Investors flag ‘major slowdown’ in Australian renewables over regulatory changes

After losing the battle over marginal loss factors, the Clean Energy Investor Group has argued that its proposed replacement will make projects even more uncertain.

A group of investors in Australian renewable energy assets has warned that proposed changes to the country’s National Electricity Market will increase the cost of capital and put projects at risk.

In the latest sign of continuing investor concern over energy policy and regulation, the Clean Energy Investor Group said this week that the Australian Energy Market Commission should revisit its proposals to solve grid congestion and a lack of investment in transmission infrastructure.

CEIG is a group of 15 institutional investors that includes BayWa, John Laing, Lighthouse Infrastructure, Macquarie Capital, RWE Renewables and Windlab, the renewables company owned by Squadron Energy and Federation Asset Management.

The AEMC is conducting a review into the co-ordination of generation and transmission investment, known as COGATI. Its interim report published in August highlighted the need for reforms to transmission access arrangements and proposed introducing locational marginal pricing, a spot price for generators that will vary by location and is based on supply and demand conditions. This would replace the existing system of marginal loss factors, which has long been criticised by investors.

In its latest submission to the review, the CEIG said it “firmly believes that the AEMC’s COGATI proposal is not required now as it does not address the current issues around lack of transmission capacity and congestion”.
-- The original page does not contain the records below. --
#ifndef PBCCS_SCORE_STAGE
#define PBCCS_SCORE_STAGE 448
#endif
constexpr int kScoreWaves = 4;
constexpr int kStageA = PBCCS_SCORE_STAGE;
constexpr int kStageB = PBCCS_SCORE_STAGE;
constexpr int kStageR = PBCCS_SCORE_STAGE;
struct WaveStage {
    double a[kStageA];
    double b[kStageB];
    char rd[kStageR];
};

#ifndef PBCCS_SCORE_WAVES
#define PBCCS_SCORE_WAVES 5
#endif
#if PBCCS_SCORE_WAVES > 0
#define PBCCS_SCORE_OCC __attribute__((amdgpu_waves_per_eu(PBCCS_SCORE_WAVES)))
#else
#define PBCCS_SCORE_OCC
#endif
__global__ void __launch_bounds__(256) PBCCS_SCORE_OCC k_score(DevBatch B, ScoreWork W, ScoreScratch scratch)
{
    __shared__ long long wt0[kScoreWaves];
    if (PBCCS_WAVE_STAMPS && (threadIdx.x & 63) == 0) wt0[threadIdx.x >> 6] = wave_t0(B.stats);
    __shared__ WaveStage stage[kScoreWaves];
    const int wid = __builtin_amdgcn_readfirstlane(threadIdx.x >> 6);
    const long long wave = (long long)blockIdx.x * kScoreWaves + wid;
    const int lane = threadIdx.x & 63;
    const bool waveLive = wave < W.waveStart[W.nWork];
    int k = 0;
    if (waveLive) {
        int lo = 0, hi = W.nWork;
        while (hi - lo > 1) {
            const int mid = (lo + hi) >> 1;
            if (W.waveStart[mid] <= wave) lo = mid; else hi = mid;
        }
        k = lo;
    }
    const int z = waveLive ? W.zmw[k] : 0;
    const int M = waveLive ? W.nMut[k] : 0;
    const int Mc = (waveLive && W.sel) ? W.nSel[k] : M;
    const int chunks = max(1, (Mc + 63) >> 6);
    const long long local = waveLive ? wave - W.waveStart[k] : 0;
    const int rr = W.readLo + (int)(local / chunks);
    const int mc = (int)(local % chunks) * 64 + lane;
    const int r = waveLive ? B.zReadBegin[z] + rr : 0;
    const bool valid = waveLive && mc < Mc && !(B.rCkpt && B.rCkpt[r] != 0);
    const int m = (valid && W.sel) ? (int)(W.sel[W.selBase[k] + mc] - W.mutStart[k]) : mc;

    int code = 0;
    bool scored = false;
    if (valid) {
        code = W.codes[W.mutBase[k] + m];
        const int type = mut_type(code), pos = mut_pos(code);
        const int me = (type == kIns) ? pos : pos + 1;
        scored = B.rActive[r] && read_scores(B.rTs[r], B.rTe[r], type, pos, me);
    }
    ScoreCtx S;
    Oriented o;
    o.os = o.oe = o.ld = o.type = 0;
    bool middle = false;
    int sc = 0, bc = 0;
    MidGeom g;
    g.b0 = g.e0 = g.b1 = g.e1 = g.lb = g.le = 0;
    if (scored) {
        o = setup_score(B, r, code, S);
        const int J = S.Jorig;
        middle = !(o.os < 3) && !(o.oe > J - 2);
        if (middle) {
            sc = (o.type == kDel) ? o.os - 1 : o.os;
            bc = 1 + o.oe;
            g = middle_geometry(S.a, S.b, sc, bc);
        }
    }
    const int aLo = wave_min(middle ? sc - 1 : INT_MAX), aHi = wave_max(middle ? sc - 1 : -1);
    const int bLo = wave_min(middle ? bc : INT_MAX), bHi = wave_max(middle ? bc : -1);
    const int rLo = wave_min(middle ? g.lb - 1 : INT_MAX), rHi = wave_max(middle ? g.le + 1 : -1);
    WaveStage& ws = stage[wid];
    bool staged = false;
    long long aBase = 0, bBase = 0;
    int rBase = 0;
    if (aHi >= 0) {
        const long long cb = B.rColBase[r];
        const int2 rah = B.aRange[cb + aHi];
        const int offLo = B.aOff[cb + aLo], offHi = B.aOff[cb + aHi];
        const int spanA = offHi + (rah.y - rah.x) - offLo;
        const int2 rbl = B.bRange[cb + bLo];
        const int boLo = B.bOff[cb + bLo], boHi = B.bOff[cb + bHi];
        const int spanB = boLo + (rbl.y - rbl.x) - boHi;
        const int I = B.rLen[r];
        const int r0 = max(0, rLo), r1 = min(I, rHi);
        const int spanR = r1 - r0;
        staged = spanA <= kStageA && spanB <= kStageB && spanR <= kStageR;
        if (staged) {
            const double* ga = B.valPool + B.rValA[r] + offLo;
            const double* gb = B.valPool + B.rValB[r] + boHi;
            const char* gr = B.seqPool + B.rSeqOff[r] + r0;
            for (int q = lane; q < spanA; q += 64) ws.a[q] = ga[q];
            for (int q = lane; q < spanB; q += 64) ws.b[q] = gb[q];
            for (int q = lane; q < spanR; q += 64) ws.rd[q] = gr[q];
            aBase = offLo;
            bBase = boHi;
            rBase = r0;
        }
    }
    __syncthreads();

    TaskStat st;
    double d = 0.0;
    if (scored) {
        if (middle) {
            const int2 ar = S.a.range[sc - 1];
            const int2 br = S.b.range[bc];
            const int ao = S.a.off[sc - 1], bo = S.b.off[bc];
            double score;
            if (staged) {
                const double* av = ws.a + (ao - aBase) - ar.x;
                const double* bv = ws.b + (bo - bBase) + (br.y - 1);
                const char* rdp = ws.rd - rBase;
                score = score_middle(S, sc, bc, g, av, ar, bv, br, rdp, st);
            } else {
                const double* av = S.a.val + ao - ar.x;
                const double* bv = S.b.val + bo + (br.y - 1);
                score = score_middle(S, sc, bc, g, av, ar, bv, br, S.rd, st);
            }
            d = score - B.rBaseline[r];
        } else {
            const int slot = atomicAdd(W.edgeCount, 1);
            if (slot < W.edgeCap) {
                W.edgeList[3 * slot + 0] = k;
                W.edgeList[3 * slot + 1] = rr;
                W.edgeList[3 * slot + 2] = m;
            } else {
                atomicOr(scratch.overflow, 2);
            }
        }
    }
    if (valid && !(scored && !middle)) W.delta[W.deltaBase[k] + (long long)rr * M + m] = d;
    if (B.stats) {
        unsigned long long c = st.cells, b = st.bytes;
        for (int q = 32; q > 0; q >>= 1) {
            c += __shfl_xor(c, q, 64);
            b += __shfl_xor(b, q, 64);
        }
        if (lane == 0 && waveLive) {
            atomicAdd(&B.stats[2 * kStatScore], c);
            atomicAdd(&B.stats[2 * kStatScore + 1], b);
        }
        if (PBCCS_WAVE_STAMPS && lane == 0)
            atomicAdd(&B.stats[kWaveScore], (unsigned long long)((long long)__builtin_amdgcn_s_memrealtime() - wt0[wid]));
    }
}


__device__ __forceinline__ void k_score_edge_body(DevBatch B, ScoreWork W, ScoreScratch scratch)
{
    const int t = blockIdx.x * blockDim.x + threadIdx.x;
    if (t >= *W.edgeCount || t >= W.edgeCap) return;
    const int k = W.edgeList[3 * t + 0], rr = W.edgeList[3 * t + 1], m = W.edgeList[3 * t + 2];
    const int z = W.zmw[k];
    const int M = W.nMut[k];
    const int r = B.zReadBegin[z] + rr;
    const int code = W.codes[W.mutBase[k] + m];
    ScoreCtx S;
    const Oriented o = setup_score(B, r, code, S);
    TaskStat st;
    const double d = score_edge(S, o, scratch, st) - B.rBaseline[r];
    W.delta[W.deltaBase[k] + (long long)rr * M + m] = d;
    if (B.stats) {
        atomicAdd(&B.stats[2 * kStatScore], st.cells);
        atomicAdd(&B.stats[2 * kStatScore + 1], st.bytes);
    }
}
__global__ void __launch_bounds__(64) k_score_edge(DevBatch B, ScoreWork W, ScoreScratch scratch)
{
    k_score_edge_body(B, W, scratch);
}

constexpr int kCkptCols = 3 * kCkptMaxK + 8;

struct ReplayRead {
    const char* rd;
    const char* T;
    int I, J, L, start;
    const double* ctx;
    double prNot, prThird;
    __device__ __forceinline__ int TB(int idx) const
    {
        const int g = start + idx;
        return (idx <= J && g < L) ? coop::base_code(T[g]) : coop::kBaseOther;
    }
    __device__ __forceinline__ int TC(int idx) const
    {
        return (start + idx + 1 < L) ? coop::ctx_code(TB(idx), TB(idx + 1)) : kCtxZero;
    }
    __device__ __forceinline__ int RB(int i) const { return (i >= 0 && i < I) ? coop::base_code(rd[i]) : 15; }
};
// ... 213 lines not shown
            const bool mine = pending && ja / K == q;
            const int aHi = wave_max(mine ? ja : -1);
            const int jbLo = wave_min(mine ? bc : INT_MAX), jbHi = wave_max(mine ? bc : -1);
            const int ckA = q * K;
            int ckB = jbHi;
            while (!ckpt_col_b(ckB, J, K)) ++ckB;
            const int nA = aHi - ckA + 1, nB = ckB - jbLo + 1;
            long long need = 0;
            if (nA + nB <= kCkptCols) {
                long long hsum = 0;
                for (int c = lane; c < nA + nB; c += 64) {
                    const int2 rg = c < nA ? aR[ckA + c] : bR[ckB - (c - nA)];
                    hsum += max(0, rg.y - rg.x);
                }
                for (int w = 32; w > 0; w >>= 1) hsum += __shfl_xor(hsum, w, 64);
                need = hsum;
            }
            if (nA + nB > kCkptCols || need > C.slotCap) {
                if (lane == 0) atomicMax(C.need, nA + nB > kCkptCols ? kCkptBadGeometry : (unsigned long long)need);
                pending = pending && !mine;
                continue;
            }
            if (lane == 0) {
                int o2 = 0;
                for (int c = 0; c < nA + nB; ++c) {
                    const int2 rg = c < nA ? aR[ckA + c] : bR[ckB - (c - nA)];
                    sOff[c] = o2;
                    o2 += max(0, rg.y - rg.x);
                }
            }
            __syncthreads();
            {
                const int2 r0 = aR[ckA];
                const double* src = aV + aO[ckA];
                for (int i = lane; i < r0.y - r0.x; i += 64) slot[sOff[0] + i] = src[i];
                for (int j = ckA + 1; j <= aHi; ++j) {
                    const int2 pr = aR[j - 1], rg = aR[j];
                    __builtin_amdgcn_fence(__ATOMIC_ACQ_REL, "workgroup");
                    replay_alpha(X, j, slot + sOff[j - 1 - ckA], pr.x, pr.y, slot + sOff[j - ckA], rg.x, rg.y);
                }
            }
            {
                const int2 r0 = bR[ckB];
                const double* src = bV + bO[ckB];
                for (int i = lane; i < r0.y - r0.x; i += 64) slot[sOff[nA] + i] = src[i];
                for (int j = ckB - 1; j >= jbLo; --j) {
                    const int2 nr = bR[j + 1], rg = bR[j];
                    __builtin_amdgcn_fence(__ATOMIC_ACQ_REL, "workgroup");
                    replay_beta(X, j, slot + sOff[nA + (ckB - (j + 1))], nr.x, nr.y, slot + sOff[nA + (ckB - j)], rg.x,
                                rg.y);
                }
            }
            __builtin_amdgcn_fence(__ATOMIC_ACQ_REL, "workgroup");
            if (mine) {
                const int2 ar = aR[ja];
                const int2 br = bR[bc];
                const double* av = slot + sOff[ja - ckA] - ar.x;
                const double* bv = slot + sOff[nA + (ckB - bc)] + (br.y - 1);
                const double score = score_middle(S, sc, bc, g, av, ar, bv, br, S.rd, st);
                W.delta[W.deltaBase[k] + (long long)rr * M + m] = score - B.rBaseline[r];
            }
            pending = pending && !mine;
            __syncthreads();
        }
        if (B.stats) {
            unsigned long long c2 = st.cells, b2 = st.bytes;
            for (int w = 32; w > 0; w >>= 1) {
                c2 += __shfl_xor(c2, w, 64);
                b2 += __shfl_xor(b2, w, 64);
            }
            if (lane == 0) {
                atomicAdd(&B.stats[2 * kStatScore], c2);
                atomicAdd(&B.stats[2 * kStatScore + 1], b2);
            }
        }
    }
}
__global__ void __launch_bounds__(64) k_score_ckpt(DevBatch B, ScoreWork W, CkptWork C)
{
    k_score_ckpt_body(B, W, C);
}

“In fact, the introduction of COGATI would jeopardise the transition to a clean energy system by increasing the cost of capital, triggering negative flow-on impacts on the level of investment in clean energy and wholesale electricity prices ultimately paid by consumers,” the group said.

CEIG said that the cost of capital would increase under the proposals because investors would be forced to purchase new financial instruments to regain revenue lost from the introduction of LMP, and avoid exposure to revenues that will be less certain and more difficult to forecast. The financial instruments as currently designed under the proposals would not provide sufficient revenue certainty, CEIG said.
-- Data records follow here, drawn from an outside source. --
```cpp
template <int EPI, bool KBAR, int FUSE = 0, bool SMALLK = false, bool KR = false>
static hipError_t launch_sched(hipStream_t stream, GemmArgs& a, const std::conditional_t<FUSE != 0, CrtArgs, NoCrt>& crt = {}, [[maybe_unused]] int krange = 0) {
    static std::atomic<bool> attr_set_dev[64];
    int dev_ = 0;
    if (hipGetDevice(&dev_) != hipSuccess || dev_ < 0 || dev_ >= 64) dev_ = 0;
    if (!attr_set_dev[dev_].load(std::memory_order_acquire)) {
        const void* fn;
        if constexpr (KR) fn = (const void*)gemm_i8_kr_kernel<EPI, KBAR, FUSE, SMALLK>;
        else fn = (const void*)gemm_i8_kernel<EPI, KBAR, FUSE, SMALLK>;
        hipError_t e = hipFuncSetAttribute(fn, hipFuncAttributeMaxDynamicSharedMemorySize, RING_LDS_BYTES);
        if (e != hipSuccess) return e;
        attr_set_dev[dev_].store(true, std::memory_order_release);
    }
    int grid = num_cus() & ~7;
    if (const int want = knobs().gemm_cus; want > 0 && want < grid) grid = want;
    if (grid <= 0) grid = 8;
    if (a.total_tiles < grid) grid = a.total_tiles;
    if constexpr (KR) hipLaunchKernelGGL((gemm_i8_kr_kernel<EPI, KBAR, FUSE, SMALLK>), dim3(grid), dim3(WS_THREADS), RING_LDS_BYTES, stream, a, crt, krange);
    else hipLaunchKernelGGL((gemm_i8_kernel<EPI, KBAR, FUSE, SMALLK>), dim3(grid), dim3(WS_THREADS), RING_LDS_BYTES, stream, a, crt);
    return hipGetLastError();
}

template <int EPI> static hipError_t launch(hipStream_t stream, GemmArgs& a, int planes, int tri = 0, int krange = 0) {
    a.ppi = planes;
    a.m_ppi = map_magic((unsigned)planes);
    a.bstride = g_batch.ws;
    planes *= (int)g_batch.batch;
    if (tri != 0 && (EPI == EPI_MAX || a.tiles_m != a.tiles_n)) return hipErrorInvalidValue;
    if (krange != 0 && (EPI == EPI_MAX || tri != 0 || a.nseg != 1 || g_batch.batch != 1 || krange < kKrALower || krange > kKrBLow)) return hipErrorInvalidValue;
    if (krange != 0 && (krange <= kKrAUpper ? a.tiles_m : a.tiles_n) != a.kp / 256) return hipErrorInvalidValue;
    a.total_tiles = tri ? planes * (a.tiles_m * (a.tiles_m + 1) / 2) : planes * a.tiles_m * a.tiles_n;
    if (a.total_tiles <= 0) return hipSuccess;
    a.colblock = tri ? 0 : map_colblock((size_t)a.tiles_n, (size_t)a.kp * (size_t)a.nseg);
    a.map = tri ? make_tile_map_tri(a.tiles_m, tri) : make_tile_map(a.tiles_m, a.tiles_n, a.colblock);
    a.acc0 = (size_t)a.kp * (size_t)a.nseg <= 512 ? 0 : (int)0x80000000u;
    if constexpr (EPI != EPI_MAX) {
        if (krange != 0) {
            if (a.acc0 == 0) return launch_sched<EPI, true, 0, true, true>(stream, a, {}, krange);
            if (a.kp <= OZ2_KBAR_MAX_KP) return launch_sched<EPI, true, 0, false, true>(stream, a, {}, krange);
            return launch_sched<EPI, false, 0, false, true>(stream, a, {}, krange);
        }
        if (a.acc0 == 0) return launch_sched<EPI, true, 0, true>(stream, a);
        if (a.kp * a.nseg <= OZ2_KBAR_MAX_KP) return launch_sched<EPI, true>(stream, a);
    }
    return launch_sched<EPI, false>(stream, a);
}

static int nt_residue_planes(const GemmArgs& a, int planes, bool stream_out, bool automatic = true) {
    if (const int force = knobs().epi_nt; force >= 0) return force == 1 && stream_out ? planes : 0;
    if (!stream_out || !automatic) return 0;
    const size_t all = (size_t)planes * g_batch.batch;
    const size_t operands = all * (a.strideA + a.strideB), residues = all * a.strideO;
    return residues >= ((size_t)256 << 20) && operands <= ((size_t)240 << 20) ? planes : 0;
}

hipError_t launch_gemm_i8_mod(hipStream_t stream, const int8_t* A, const int8_t* B, size_t strideA, size_t strideB, size_t kp, size_t m,
                              size_t n, int t_begin, int t_end, int8_t* out, size_t ldo, size_t strideO, bool stream_out, int tri, int krange) {
    GemmArgs a{};
    a.A[0] = A;
    a.B[0] = B;
    a.nseg = 1;
    a.strideA = strideA;
    a.strideB = strideB;
    a.t_begin = t_begin;
    a.out = out;
    a.ldo = ldo;
    a.strideO = strideO;
    fill_common(a, kp, m, n);
    a.nt_planes = nt_residue_planes(a, t_end - t_begin, stream_out);
    return launch<EPI_MOD>(stream, a, t_end - t_begin, tri, krange);
}

hipError_t launch_gemm_i8_cplx(hipStream_t stream, const int8_t* A, const int8_t* B, size_t strideA, size_t strideB, size_t kp, size_t m,
                               size_t n, int t_begin, int t_end, const int8_t* rx, const int8_t* ry, size_t strideR, int8_t* out,
                               size_t ldo, size_t strideO, int tri, int krange) {
    GemmArgs a{};
    a.A[0] = A;
    a.B[0] = B;
    a.nseg = 1;
    a.strideA = strideA;
    a.strideB = strideB;
    a.t_begin = t_begin;
    a.out = out;
    a.ldo = ldo;
    a.strideO = strideO;
    a.rx = rx;
    a.ry = ry;
    a.strideR = strideR;
    fill_common(a, kp, m, n);
    a.nt_planes = nt_residue_planes(a, t_end - t_begin, true, false);
    return launch<EPI_CPLX>(stream, a, t_end - t_begin, tri, krange);
}

#ifndef OZ2_MAX_SMALL_TILES
#define OZ2_MAX_SMALL_TILES 128
#endif
hipError_t launch_gemm_i8_max(hipStream_t stream, int nseg, const int8_t* const* A, const int8_t* const* B, size_t kp, size_t m, size_t n,
                              int* rowmax, int* colmax, int mid_seg) {
    {
        const int force = knobs().bound_tile;
        const size_t tiles = ((m + BM - 1) / BM) * ((n + BN - 1) / BN) * g_batch.batch;
        const bool small = force == 128 ? true : force == 256 ? false : tiles <= (size_t)OZ2_MAX_SMALL_TILES;
        if (small) return launch_gemm_i8_max_small(stream, nseg, A, B, kp, m, n, rowmax, colmax, mid_seg);
    }
    GemmArgs a{};
    for (int s = 0; s < nseg; ++s) a.A[s] = A[s], a.B[s] = B[s];
    a.nseg = nseg;
    a.rowmax = rowmax;
    a.colmax = colmax;
    a.kt_mid = mid_seg > 0 && mid_seg < nseg ? mid_seg * (int)(kp / BK) : 0;
    fill_common(a, kp, m, n);
    return launch<EPI_MAX>(stream, a, 1);
}

}
```

### gemmul8_amd/csrc/oz2_gemm_i8_epi.hpp

```cpp
#pragma once
#include <hip/hip_runtime.h>
#include <stdint.h>
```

To substantiate its claims, CEIG has commissioned Baringa Partners, a consultancy, to carry out modelling that demonstrated that an increased cost of capital would lead to an increase in a given project’s long-run marginal cost, and that this would ultimately lead to higher prices for customers.

“This is detrimental to both clean energy generators and energy consumers and highlights why the AEMC must revisit its proposed grid access proposals,” new CEIG chair Simon Corbell said in a statement.

The model projected that 3GW of new renewable energy projects would be deferred due to COGATI.

“There will be a major slowdown in new renewable energy development across the National Electricity Market due to these market rule change proposals. This means thermal generation stays in the market for longer and overall greenhouse gas emissions in the NEM will be 18 percent higher compared to the status quo,” Corbell said.

“This is a perverse outcome for investors and consumers, and quite frankly it is difficult to understand why the AEMC is persisting with this proposal.”

CEIG instead advocated for a greater focus on the development of Renewable Energy Zones. The Energy Security Board, a body established in 2017 to implement reforms proposed by Australia’s chief scientist Alan Finkel, is developing interim arrangements for access to Renewable Energy Zones and creating special planning arrangements for these priority zones.

Submissions to the COGATI review have now closed and the AEMC is preparing its final report, which is expected to be completed by 31 December 2020.